→ Work order:
From the data, copy out every line in which the word "tokens" appears.

___ Extracted material

@@ -72,7 +74,7 @@
     };
 
     int tile_m, tile_n;
-    tile_order(k, xcd_remap(v, ntiles), tile_m, tile_n);
+    tile_order(k, tiles_m, xcd_remap(v, ntiles), tile_m, tile_n);
     const int m0 = tile_m * 256, n0 = tile_n * 256;
     const unsigned a_v = a_lane + (unsigned)m0 * a_row, b_v = b_lane + (unsigned)n0 * b_row;
     if (first_tile && half == 0) issue(0, a_v, b_v, 0u);
@@ -115,7 +117,7 @@
     const bool more = vn < ntiles;
     if (more && half == 0 && k.dbg != 11) {
       int tm2, tn2;
-      tile_order(k, xcd_remap(vn, ntiles), tm2, tn2);
+      tile_order(k, tiles_m, xcd_remap(vn, ntiles), tm2, tn2);
       issue(0, a_lane + (unsigned)(tm2 * 256) * a_row, b_lane + (unsigned)(tn2 * 256) * b_row, 0u);
     }
     {
diff --git a/geo-deep-learning_amd/csrc/conv_gemm_w4.hip b/geo-deep-learning_amd/csrc/conv_gemm_w4.hip
--- a/geo-deep-learning_amd/csrc/conv_gemm_w4.hip
+++ b/geo-deep-learning_amd/csrc/conv_gemm_w4.hip
@@ -18,9 +18,11 @@
   const int wave = __builtin_amdgcn_readfirstlane(tid >> 6);
   const int wm = wave >> 1, wn = wave & 1;
 
-  const int lid = xcd_remap(blockIdx.x, k.tiles_m * k.tiles_n);
+  const int tiles_m = live_tiles_m(k, 256);
+  if ((int)blockIdx.x >= tiles_m * k.tiles_n) return;
+  const int lid = xcd_remap(blockIdx.x, tiles_m * k.tiles_n);
   int tile_m, tile_n;
-  tile_order(k, lid, tile_m, tile_n);
+  tile_order(k, tiles_m, lid, tile_m, tile_n);
   const int m0 = tile_m * 256, n0 = tile_n * 256;
   const int z = blockIdx.y;
   const int z0 = z / a.nz_inner, z1 = z % a.nz_inner;
diff --git a/geo-deep-learning_amd/csrc/conv_gemm_w4p.hip b/geo-deep-learning_amd/csrc/conv_gemm_w4p.hip
--- a/geo-deep-learning_amd/csrc/conv_gemm_w4p.hip
+++ b/geo-deep-learning_amd/csrc/conv_gemm_w4p.hip
@@ -272,7 +272,7 @@
   int v = blockIdx.x;
   {
     int tm, tn;
-    tile_order(k, xcd_remap(v, ntiles), tm, tn);
+    tile_order(k, k.tiles_m, xcd_remap(v, ntiles), tm, tn);
     unsigned a_lane, b_lane;
     lane_ab(a_lane, b_lane);
     a_v = a_lane + (unsigned)(tm * 256) * a_row;
@@ -285,7 +285,7 @@
   }
   for (;;) {
     int tile_m, tile_n;
-    tile_order(k, xcd_remap(v, ntiles), tile_m, tile_n);
+    tile_order(k, k.tiles_m, xcd_remap(v, ntiles), tile_m, tile_n);
     const int m0 = tile_m * 256, n0 = tile_n * 256;
     cc = 1;
     const unsigned long long t0c = k.probe ? __builtin_readcyclecounter() : 0;
@@ -339,7 +339,7 @@
     const bool more = vn < ntiles;
     if (more) {
       int tm2, tn2;
-      tile_order(k, xcd_remap(vn, ntiles), tm2, tn2);
+      tile_order(k, k.tiles_m, xcd_remap(vn, ntiles), tm2, tn2);
       unsigned a_lane, b_lane;
       lane_ab(a_lane, b_lane);
       a_v = a_lane + (unsigned)(tm2 * 256) * a_row;
diff --git a/geo-deep-learning_amd/csrc/misc.hip b/geo-deep-learning_amd/csrc/misc.hip
--- a/geo-deep-learning_amd/csrc/misc.hip
+++ b/geo-deep-learning_amd/csrc/misc.hip
@@ -1404,3 +1404,64 @@
   GDL_CHECK_LAUNCH("gdl_iou_counts");
   return GDL_OK;
 }
+
+namespace {
+
+__global__ __launch_bounds__(1024) void droppath_live_order_kernel(const float* __restrict__ scales, int B, int tokens,
+                                                                   int* __restrict__ perm, int* __restrict__ counts) {
+  __shared__ int wave_live[16];
+  const int r = blockIdx.x, i = threadIdx.x, lane = i & 63, wave = i >> 6;
+  const bool live = i < B && scales[(int64_t)r * B + i] != 0.f;
+  const unsigned long long mask = __ballot(live);
+  if (lane == 0) wave_live[wave] = __popcll(mask);
+  __syncthreads();
+  int before = 0, total = 0;
+  for (int w = 0; w < 16; ++w) {
+    const int c = wave_live[w];
+    if (w < wave) before += c;
+    total += c;
+  }
+  const int rank = before + __popcll(mask & ((1ull << lane) - 1ull));
+  if (i < B) perm[(int64_t)r * B + (live ? rank : total + (i - rank))] = i;
+  if (i == 0) {
+    counts[2 * r] = total * tokens;
+    counts[2 * r + 1] = total;
+  }
+}
+
+__global__ __launch_bounds__(256) void copy_dropped_samples_kernel(const float4* __restrict__ src, float4* __restrict__ dst,
+                                                                   int64_t sample_vecs, const int* __restrict__ perm,
+                                                                   const int* __restrict__ live) {
+  const int j = blockIdx.y;
+  if (j < *live) return;
+  const int64_t base = (int64_t)perm[j] * sample_vecs;
+  for (int64_t v = (int64_t)blockIdx.x * 256 + threadIdx.x; v < sample_vecs; v += (int64_t)gridDim.x * 256)
+    dst[base + v] = src[base + v];
+}
+
+}
+
+extern "C" int gdl_droppath_live_order(const float* scales, int R, int B, int tokens, int* perm, int* counts,
+                                       gdl_stream_t stream) {
+  GDL_CHECK_ARG(scales && perm && counts, "gdl_droppath_live_order: null pointer");
+  GDL_CHECK_ARG(R > 0 && B > 0 && B <= 1024 && tokens > 0, "gdl_droppath_live_order: needs R > 0, 0 < B <= 1024, tokens > 0");
+  GDL_CHECK_ARG((int64_t)B * tokens < (1ll << 31), "gdl_droppath_live_order: B * tokens must fit 31 bits");
+  hipLaunchKernelGGL(droppath_live_order_kernel, dim3((unsigned)R), dim3(1024), 0, (hipStream_t)stream, scales, B, tokens, perm,
+                     counts);
+  GDL_CHECK_LAUNCH("gdl_droppath_live_order");
+  return GDL_OK;
+}
+
+extern "C" int gdl_copy_dropped_samples(const float* src, float* dst, int B, int64_t sample_elems, const int* perm,
+                                        const int* live, gdl_stream_t stream) {
+  GDL_CHECK_ARG(src && dst && perm && live, "gdl_copy_dropped_samples: null pointer");
+  GDL_CHECK_ARG(B > 0 && B <= 65535 && sample_elems > 0 && sample_elems % 4 == 0, "gdl_copy_dropped_samples: bad dims");
+  GDL_CHECK_ARG(((uintptr_t)src % 16 == 0) && ((uintptr_t)dst % 16 == 0), "gdl_copy_dropped_samples: 16-byte alignment");
+  const int64_t vecs = sample_elems / 4;
+  int64_t chunks = (vecs + 2047) / 2048;
+  if (chunks > 256) chunks = 256;
+  hipLaunchKernelGGL(copy_dropped_samples_kernel, dim3((unsigned)chunks, (unsigned)B), dim3(256), 0, (hipStream_t)stream,
+                     (const float4*)src, (float4*)dst, vecs, perm, live);
+  GDL_CHECK_LAUNCH("gdl_copy_dropped_samples");
+  return GDL_OK;
+}
diff --git a/geo-deep-learning_amd/csrc/norm.hip b/geo-deep-learning_amd/csrc/norm.hip
--- a/geo-deep-learning_amd/csrc/norm.hip
+++ b/geo-deep-learning_amd/csrc/norm.hip
@@ -2,13 +2,14 @@
 
 namespace {
 
-template <int VPL>
+template <int VPL, bool GATHER = false>
 __global__ __launch_bounds__(256) void layernorm_fwd_kernel(const float* __restrict__ x,
                                                             int64_t x_stride,
                                                             const float* __restrict__ gamma,
                                                             const float* __restrict__ beta, void* y,
                                                             int y_dtype, int64_t rows, int D,
-                                                            float eps) {
+                                                            float eps, const int* __restrict__ perm = nullptr,
+                                                            const int* __restrict__ live = nullptr, int n = 0) {
   const int lane = threadIdx.x & 63;
   const int lpp = (VPL == 1 && D <= 128) ? (D <= 64 ? 16 : 32) : 64;
   const int nsub = 64 / lpp, cl = lane % lpp;
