static int painn_rollout_dlogp_impl(ti_handle* h, const ti_rollout_desc* rd, int n_probes, uint64_t probe_seed, const float* x0,
                                    const float* cond, int64_t B, float div_scale, float out_scale, int reverse_ode, float* out_path,
                                    float* out_dlogp, int64_t* n_fevals)
{
    if (!h || h->kind != 0) return fail(TI_E_ARG, "not a painn handle");
    if (h->d.precision == TI_PREC_F16) return fail(TI_E_UNSUPPORTED, "the fp16 storage mode has no divergence / tangent path (use f32 or f16x2)");
    if (int rc = check_rollout_desc(rd)) return rc;
    if (rd->scheme == TI_SCHEME_EM) return fail(TI_E_UNSUPPORTED, "dlogp is defined for the deterministic schemes only (EULER, HEUN)");
    if (rd->scheme == TI_SCHEME_DOPRI5_TRAJ && h->obs[1].K > 0)
        return fail(TI_E_UNSUPPORTED, "TI_SCHEME_DOPRI5_TRAJ writes its rows per trajectory inside a kernel: detach the observer (ti_obs_set_observer)");
    if (B < 0 || (B > 0 && (!x0 || !out_path || !out_dlogp || (h->ncond > 0 && !cond)))) return fail(TI_E_ARG, "NULL buffer");
    if (B == 0) { if (n_fevals) *n_fevals = 0; return TI_OK; }
    return guarded([&]() -> int {
        set_device(h);
        select_template(h, B, false);
        ensure_painn_ws(h, B);
        const int A = h->d.n_atoms;
        const size_t n = (size_t)B * A * 3, nc = (size_t)B * A * h->ncond;
        const hipMemcpyKind in_kind = rd->mem == TI_MEM_DEVICE ? hipMemcpyDeviceToDevice : hipMemcpyHostToDevice;
        HIP_CHECK(hipMemcpyAsync(h->x.p, x0, n * sizeof(float), in_kind, h->stream));
        const float* cd = cond;
        if (rd->mem == TI_MEM_HOST && nc) { HIP_CHECK(hipMemcpyAsync(h->cond.p, cond, nc * sizeof(float), hipMemcpyHostToDevice, h->stream)); cd = h->cond.p; }
        const int saved_tap = h->tap; h->tap = -1;
        const Ragged rg = ragged_of(h);
        if (n_probes > 0) painn_make_probes(h, B, n_probes, probe_seed, rd->traj_offset);
        DlogpAux aux;
        aux.dl = h->dl.p; aux.d1 = h->divb.p; aux.d2 = h->div2.p; aux.scaled = h->dlscaled.p; aux.out = out_dlogp;
        aux.n_dl = (size_t)B; aux.div_scale = div_scale; aux.out_scale = out_scale;
        auto drift = [&](const float* xs, float t, float* o, float* dv) {
            if (n_probes > 0) painn_drift_div_est_dev(h, xs, t, cd, B, n_probes, o, dv);
            else painn_drift_div_dev(h, xs, t, cd, B, o, dv);
            if (reverse_ode) {
                HIP_CHECK(launch_scale(o, o, -1.0f, (long long)n, h->stream));
                HIP_CHECK(launch_scale(dv, dv, -1.0f, (long long)B, h->stream));
            }
        };
        auto drift_tv = [&](const float* xs, const float* tv, float* o, float* dv) {
            if (n_probes > 0) painn_drift_div_est_dev(h, xs, 0.f, cd, B, n_probes, o, dv, tv);
            else painn_drift_div_dev(h, xs, 0.f, cd, B, o, dv, tv);
            if (reverse_ode) {
                HIP_CHECK(launch_scale(o, o, -1.0f, (long long)n, h->stream));
                HIP_CHECK(launch_scale(dv, dv, -1.0f, (long long)B, h->stream));
            }
        };
        const int rc = rd->scheme == TI_SCHEME_DOPRI5_TRAJ ? rollout_rk_traj(h, rd, h->x.p, B, A * 3, out_path, n_fevals, drift_tv, aux, rg)
                     : rd->scheme >= TI_SCHEME_DOPRI5 ? rollout_rk(h, rd, h->x.p, n, out_path, n_fevals, drift, aux, rg)
                                                      : rollout_common(h, rd, h->x.p, h->b1.p, h->b2.p, h->xt.p, n, B, A * 3, A, out_path, n_fevals, drift, aux, rg);
        h->tap = saved_tap;
        return rc;
    });
}

int ti_painn_rollout_dlogp(ti_handle* h, const ti_rollout_desc* rd, const float* x0, const float* cond, int64_t B, float div_scale,
                           float out_scale, int reverse_ode, float* out_path, float* out_dlogp, int64_t* n_fevals)
{
    return painn_rollout_dlogp_impl(h, rd, 0, 0, x0, cond, B, div_scale, out_scale, reverse_ode, out_path, out_dlogp, n_fevals);
}

int ti_painn_rollout_dlogp_est(ti_handle* h, const ti_rollout_desc* rd, int32_t n_probes, uint64_t probe_seed, const float* x0,
                               const float* cond, int64_t B, float div_scale, float out_scale, int reverse_ode, float* out_path,
                               float* out_dlogp, int64_t* n_fevals)
{
    if (!h || h->kind != 0) return fail(TI_E_ARG, "not a painn handle");
    if (h->d.precision == TI_PREC_F16) return fail(TI_E_UNSUPPORTED, "the fp16 storage mode has no divergence / tangent path (use f32 or f16x2)");
    if (n_probes < 1) return fail(TI_E_ARG, "n_probes must be >= 1");
    return painn_rollout_dlogp_impl(h, rd, n_probes, probe_seed, x0, cond, B, div_scale, out_scale, reverse_ode, out_path, out_dlogp, n_fevals);
}

static int painn_drift_div_est_impl(ti_handle* h, const float* x, float t, const float* tv, const float* cond, int64_t B, int32_t n_probes,
                                    uint64_t probe_seed, int64_t traj_offset, float* out, float* out_div, int mem, bool per_mol_t)
{
    if (!h || h->kind != 0) return fail(TI_E_ARG, "not a painn handle");
    if (h->d.precision == TI_PREC_F16) return fail(TI_E_UNSUPPORTED, "the fp16 storage mode has no divergence / tangent path (use f32 or f16x2)");
    if (n_probes < 1) return fail(TI_E_ARG, "n_probes must be >= 1");
    if (B < 0 || (B > 0 && (!x || (per_mol_t && !tv) || !out || !out_div || (h->ncond > 0 && !cond)))) return fail(TI_E_ARG, "NULL buffer");
    if (B == 0) return TI_OK;
    if (h->tap >= 0) return fail(TI_E_ARG, "debug taps apply to ti_painn_drift / ti_painn_drift_jvp only");
    return guarded([&]() -> int {
        set_device(h);
        select_template(h, B, false);
        ensure_painn_ws(h, B);
        const size_t n = (size_t)B * h->d.n_atoms * 3, nc = (size_t)B * h->d.n_atoms * h->ncond;
        const float *xd = x, *cd = cond, *td = tv; float *od = out, *dd = out_div;
        if (mem == TI_MEM_HOST) {
            HIP_CHECK(hipMemcpyAsync(h->x.p, x, n * sizeof(float), hipMemcpyHostToDevice, h->stream));
            if (nc) HIP_CHECK(hipMemcpyAsync(h->cond.p, cond, nc * sizeof(float), hipMemcpyHostToDevice, h->stream));
            if (per_mol_t) {
                if (h->rk_tv.n < (size_t)B) h->rk_tv.alloc(B);
                HIP_CHECK(hipMemcpyAsync(h->rk_tv.p, tv, (size_t)B * sizeof(float), hipMemcpyHostToDevice, h->stream));
                td = h->rk_tv.p;
            }
            xd = h->x.p; cd = h->cond.p; od = h->b1.p; dd = h->divb.p;
        }
        painn_make_probes(h, B, n_probes, probe_seed, traj_offset);
        painn_drift_div_est_dev(h, xd, t, cd, B, n_probes, od, dd, per_mol_t ? td : nullptr);
        if (mem == TI_MEM_HOST) {
            HIP_CHECK(hipMemcpyAsync(out, od, n * sizeof(float), hipMemcpyDeviceToHost, h->stream));
            HIP_CHECK(hipMemcpyAsync(out_div, dd, (size_t)B * sizeof(float), hipMemcpyDeviceToHost, h->stream));
        }
        HIP_CHECK(hipStreamSynchronize(h->stream));
        return TI_OK;
    });
}

int ti_painn_drift_div_est(ti_handle* h, const float* x, float t, const float* cond, int64_t B, int32_t n_probes, uint64_t probe_seed,
                           int64_t traj_offset, float* out, float* out_div, int mem)
{
    return painn_drift_div_est_impl(h, x, t, nullptr, cond, B, n_probes, probe_seed, traj_offset, out, out_div, mem, false);
}

int ti_painn_drift_div_est_tv(ti_handle* h, const float* x, const float* t, const float* cond, int64_t B, int32_t n_probes,
                              uint64_t probe_seed, int64_t traj_offset, float* out, float* out_div, int mem)
{
    return painn_drift_div_est_impl(h, x, 0.f, t, cond, B, n_probes, probe_seed, traj_offset, out, out_div, mem, true);
}
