+extern "C" int vlm_gemm_wgrad_whole(int n, const vlm_wgrad_problem_t* problems, int T, void* stream) {
+  if (n < 1 || n > VLM_GEMM_MAX_GROUPS || !problems || T < 1) return VLM_ERR_ARG;
+  for (int i = 0; i < n; ++i) {
+    const vlm_wgrad_problem_t& P = problems[i];
+    if (!P.dy || !P.x || !P.dW || P.M < 1 || P.N < 1) return VLM_ERR_ARG;
+  }
+  if (gemm_big_mode() <= 0) return 1;
+  wgrad_plan_in_t in[VLM_GEMM_MAX_GROUPS];
+  for (int g = 0; g < n; ++g) {
+    const vlm_wgrad_problem_t& P = problems[g];
+    if ((P.N % BIG_BN) || (P.ldc % 4) || P.ldc < P.N || ((uintptr_t)P.dW & 15) || ((uintptr_t)P.dy & 15) || ((uintptr_t)P.x & 15) ||
+        (P.ld_dy & 7) || (P.ld_x & 7) || P.ld_dy < P.M || P.ld_x < P.N)
+      return 1;
+    if ((uint64_t)P.M * P.N * 4 >= (1ull << 31) || (uint64_t)P.M * P.ldc * 4 >= (1ull << 31) ||
+        (uint64_t)T * P.ld_dy * 2 >= (1ull << 31) || (uint64_t)T * P.ld_x * 2 >= (1ull << 31))
+      return 1;
+    const uint64_t m_up = (uint64_t)(P.M + BIG_BM - 1) / BIG_BM * BIG_BM, t_up = (uint64_t)T + 6 * BIG_BK;
+    if (m_up * P.ldc * 4 >= (1ull << 32) || t_up * P.ld_dy * 2 >= (1ull << 32) || t_up * P.ld_x * 2 >= (1ull << 32)) return 1;
+    in[g] = wgrad_plan_in_t{((P.M + BIG_BM - 1) / BIG_BM) * (P.N / BIG_BN), (T + BIG_BK - 1) / BIG_BK, (uint64_t)P.M * P.N};
+  }
+  wgrad_plan_t plan;
+  if (wgrad_plan_whole(n, in, plan_cus(), &plan)) return 1;
+  gemm_params_t p;
+  p.A = nullptr; p.B = nullptr; p.C = nullptr;
+  p.M = 0; p.N = 0; p.K = 0;
+  p.lda = 0; p.ldb = 0; p.ldc = 0;
+  p.epi = vlm_epilogue_t{};
+  p.epi.alpha = 1.0f;
+  p.epi.reserved = 1;
+  p.tiles_m = 0; p.tiles_n = 0;
+  p.group_m = 1;
+  p.splits = 1;
+  p.ksteps_per_split = 0;
+  p.n_groups = n;
+  wgrad_whole_t w{};
+  for (int g = 0; g < n; ++g) {
+    const vlm_wgrad_problem_t& P = problems[g];
+    p.grpT[g] = gemmT_group_t{P.dy, P.x, P.ld_dy, P.ld_x, P.M, P.N, P.N / BIG_BN, in[g].tiles, 0, T, plan.g[g].item0, plan.g[g].kps, 0u};
+    w.C[g] = P.dW; w.ldc[g] = P.ldc; w.accumulate[g] = P.accumulate;
+  }
+  hipLaunchKernelGGL(vlm_wgrad_whole_kernel, dim3(plan.items), dim3(GEMM_THREADS), 0, (hipStream_t)stream, p, w);
+  VLM_CHECK_LAUNCH();
+  return VLM_OK;
+}
+
 extern "C" int vlm_gemm_wgrad_grouped(int n_groups, const vlm_wgrad_group_t* groups, int M, int N, const void* A, int lda,
                                       const void* B, int ldb, int ldc, float* splitk_ws, uint64_t splitk_ws_bytes, void* stream) {
   if (n_groups < 1 || n_groups > VLM_GEMM_MAX_GROUPS || !groups || M < 0 || N < 0) return VLM_ERR_ARG;
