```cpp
void RecPoolOwner::aggregate(bool final, const uint8_t* text, const WordCounts& wc, unsigned long long* fill,
                             unsigned* status, hipStream_t s) {
    const RecPool R = dev();
    if (final) {
        hipLaunchKernelGGL(k_rec_retire, dim3(ceil_div(n_wg, 256)), dim3(256), 0, s, R, n_wg);
    } else {
        hipLaunchKernelGGL(k_rec_hold, dim3(ceil_div(n_wg, 256)), dim3(256), 0, s, R, n_wg, held.p);
    }
    BPE_HIP(hipMemsetAsync(list_n.p, 0, 4, s));
    hipLaunchKernelGGL(k_rec_pick, dim3(ceil_div(max_pages, 256)), dim3(256), 0, s, R, held.p, done.p, list.p,
                       list_n.p);
    ++batches;
    hipLaunchKernelGGL(k_rec_cscan, dim3(kCoarse), dim3(1024), 0, s, page_ch.p, list.p, list_n.p, coff.p, ctot.p);
    hipLaunchKernelGGL(k_rec_tiles, dim3(1), dim3(64), 0, s, ctot.p, cbase.p, d_tl.p, d_t0.p, n_tiles.p,
                       d_records.p);
    hipLaunchKernelGGL(k_rec_part1, dim3(max_pages), dim3(1024), 0, s, R, list.p, list_n.p, coff.p, cbase.p, B->a.p,
                       B->b.p, B->c.p, B->d.p);
    hipLaunchKernelGGL(k_rec_fhist, dim3(max_tiles), dim3(1024), 0, s, B->d.p, d_tl.p, n_tiles.p, fhist.p);
    hipLaunchKernelGGL(k_rec_fscan, dim3(kBins), dim3(256), 0, s, fhist.p, d_t0.p, ftot.p);
    hipLaunchKernelGGL(k_rec_base, dim3(1), dim3(1024), 0, s, ftot.p, kBins, fbase.p);
    hipLaunchKernelGGL(k_rec_part2, dim3(max_tiles), dim3(1024), 0, s, B->a.p, B->b.p, B->c.p, d_tl.p, n_tiles.p,
                       fhist.p, fbase.p, R.lo, R.hi, R.meta, list.p);
    hipLaunchKernelGGL(k_rec_reduce, dim3(kBins), dim3(1024), 0, s, R.lo, R.hi, R.meta, fbase.p, list.p, text,
                       wc.kv.p, wc.pos.p, wc.cap - 1, fill, status);
    BPE_HIP(hipGetLastError());
    if (final) {
        unsigned long long tot = 0;
        unsigned allocated = 0;
        BPE_HIP(hipMemcpyAsync(&tot, d_records.p, 8, hipMemcpyDeviceToHost, s));
        BPE_HIP(hipMemcpyAsync(&allocated, n_pages.p, 4, hipMemcpyDeviceToHost, s));
        BPE_HIP(hipStreamSynchronize(s));
        records = tot;
        pages_used = std::min(allocated, max_pages);
    }
}

}
```

### transformer-lm_amd/csrc/drive.hip

```cpp
#include <fcntl.h>
#include <sys/stat.h>
#include <unistd.h>

#include <rccl/rccl.h>

#include <algorithm>
#include <atomic>
#include <condition_variable>
#include <cerrno>
#include <chrono>
#include <cstdio>
#include <cstring>
#include <exception>
#include <memory>
#include <mutex>
#include <thread>
#include <vector>

#include "drive.h"

namespace bpe {

namespace {

constexpr size_t kStageChunk = 16u << 20;

struct PinnedPool {
    std::mutex m;
    std::vector<void*> free_;
    void* get() {
        {
            std::lock_guard<std::mutex> g(m);
            if (!free_.empty()) {
                void* p = free_.back();
                free_.pop_back();
                return p;
            }
        }
        void* p = nullptr;
        BPE_HIP(hipHostMalloc(&p, kStageChunk, hipHostMallocPortable));
        return p;
    }
    void put(void* p) {
        std::lock_guard<std::mutex> g(m);
        free_.push_back(p);
    }
};
PinnedPool& pool() {
    static PinnedPool* p = new PinnedPool;
    return *p;
}

struct MappedBuf {
    void* host = nullptr;
    void* dev = nullptr;
};
struct MappedPool {
    std::mutex m;
    std::vector<MappedBuf> free_;
    MappedBuf get() {
        {
            std::lock_guard<std::mutex> g(m);
            if (!free_.empty()) {
                const MappedBuf b = free_.back();
                free_.pop_back();
                return b;
            }
        }
        MappedBuf b;
        BPE_HIP(hipHostMalloc(&b.host, kStageChunk, hipHostMallocMapped | hipHostMallocCoherent | hipHostMallocPortable));
        const hipError_t e = hipHostGetDevicePointer(&b.dev, b.host, 0);
        if (e != hipSuccess) {
            (void)hipHostFree(b.host);
            BPE_HIP(e);
        }
        return b;
    }
    void put(const MappedBuf& b) {
        std::lock_guard<std::mutex> g(m);
        free_.push_back(b);
    }
};
MappedPool& mapped_pool() {
    static MappedPool* p = new MappedPool;
    return *p;
}

__global__ void __launch_bounds__(256) k_to_host(const uint8_t* __restrict__ src, uint8_t* __restrict__ dst, size_t n) {
    const size_t stride = (size_t)gridDim.x * blockDim.x;
    const size_t t = (size_t)blockIdx.x * blockDim.x + threadIdx.x;
    if ((((uintptr_t)src | (uintptr_t)dst) & 15u) == 0) {
        const size_t n16 = n / 16;
        for (size_t i = t; i < n16; i += stride)
            reinterpret_cast<uint4*>(dst)[i] = reinterpret_cast<const uint4*>(src)[i];
        for (size_t i = n16 * 16 + t; i < n; i += stride) dst[i] = src[i];
    } else {
        for (size_t i = t; i < n; i += stride) dst[i] = src[i];
    }
}
int d2h_wg() {
    int n = 0;
    if (const char* e = std::getenv("BPE355_D2H_WG")) n = std::atoi(e);
    return std::max(0, std::min(n, 1024));
}

struct CorpusBuf {
    DevBuf<uint8_t> b;
    int dev = -1;
};
struct CorpusCache {
    std::mutex m;
    std::vector<std::unique_ptr<CorpusBuf>> free_;
};
CorpusCache& corpus_cache() {
    static CorpusCache* c = new CorpusCache;
    return *c;
}
std::unique_ptr<CorpusBuf> corpus_take(size_t n) {
    int dev = 0;
    BPE_HIP(hipGetDevice(&dev));
    std::unique_ptr<CorpusBuf> x;
    {
        std::lock_guard<std::mutex> g(corpus_cache().m);
        auto& f = corpus_cache().free_;
        for (size_t i = 0; i < f.size(); ++i)
            if (f[i]->dev == dev) {
                x = std::move(f[i]);
                f.erase(f.begin() + i);
                break;
            }
    }
    if (x && x->b.n >= n) return x;
    if (!x) x = std::make_unique<CorpusBuf>();
    x->b.release();
    x->b.alloc(n);
    x->dev = dev;
    return x;
}
void corpus_give(std::unique_ptr<CorpusBuf> x) {
    std::lock_guard<std::mutex> g(corpus_cache().m);
    corpus_cache().free_.push_back(std::move(x));
}

[[noreturn]] void io_error(int en, const std::string& what) {
    throw Error{BPE_E_IO, what + ": " + std::strerror(en), en};
}

}

size_t corpus_release(int dev) {
    std::vector<std::unique_ptr<CorpusBuf>> drop;
    size_t bytes = 0;
    {
        std::lock_guard<std::mutex> g(corpus_cache().m);
        auto& f = corpus_cache().free_;
        for (size_t i = 0; i < f.size();)
            if (dev < 0 || f[i]->dev == dev) {
                bytes += f[i]->b.bytes();
                drop.push_back(std::move(f[i]));
                f.erase(f.begin() + i);
            } else {
                ++i;
            }
    }
    if (drop.empty()) return bytes;
    int cur = 0;
    BPE_HIP(hipGetDevice(&cur));
    for (auto& x : drop) {
        (void)hipSetDevice(x->dev);
        x->b.release();
    }
    BPE_HIP(hipSetDevice(cur));
// ... 129 lines not shown
        if (r == 0) io_error(EIO, "short read on " + name + " (file truncated while reading?)");
        got += (size_t)r;
    }
}
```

______

→ Written solution:
+__global__ __launch_bounds__(1024) void droppath_live_order_kernel(const float* __restrict__ scales, int B, int tokens,
+    counts[2 * r] = total * tokens;
+extern "C" int gdl_droppath_live_order(const float* scales, int R, int B, int tokens, int* perm, int* counts,
+  GDL_CHECK_ARG(R > 0 && B > 0 && B <= 1024 && tokens > 0, "gdl_droppath_live_order: needs R > 0, 0 < B <= 1024, tokens > 0");
+  GDL_CHECK_ARG((int64_t)B * tokens < (1ll << 31), "gdl_droppath_live_order: B * tokens must fit 31 bits");
+  hipLaunchKernelGGL(droppath_live_order_kernel, dim3((unsigned)R), dim3(1024), 0, (hipStream_t)stream, scales, B, tokens, perm,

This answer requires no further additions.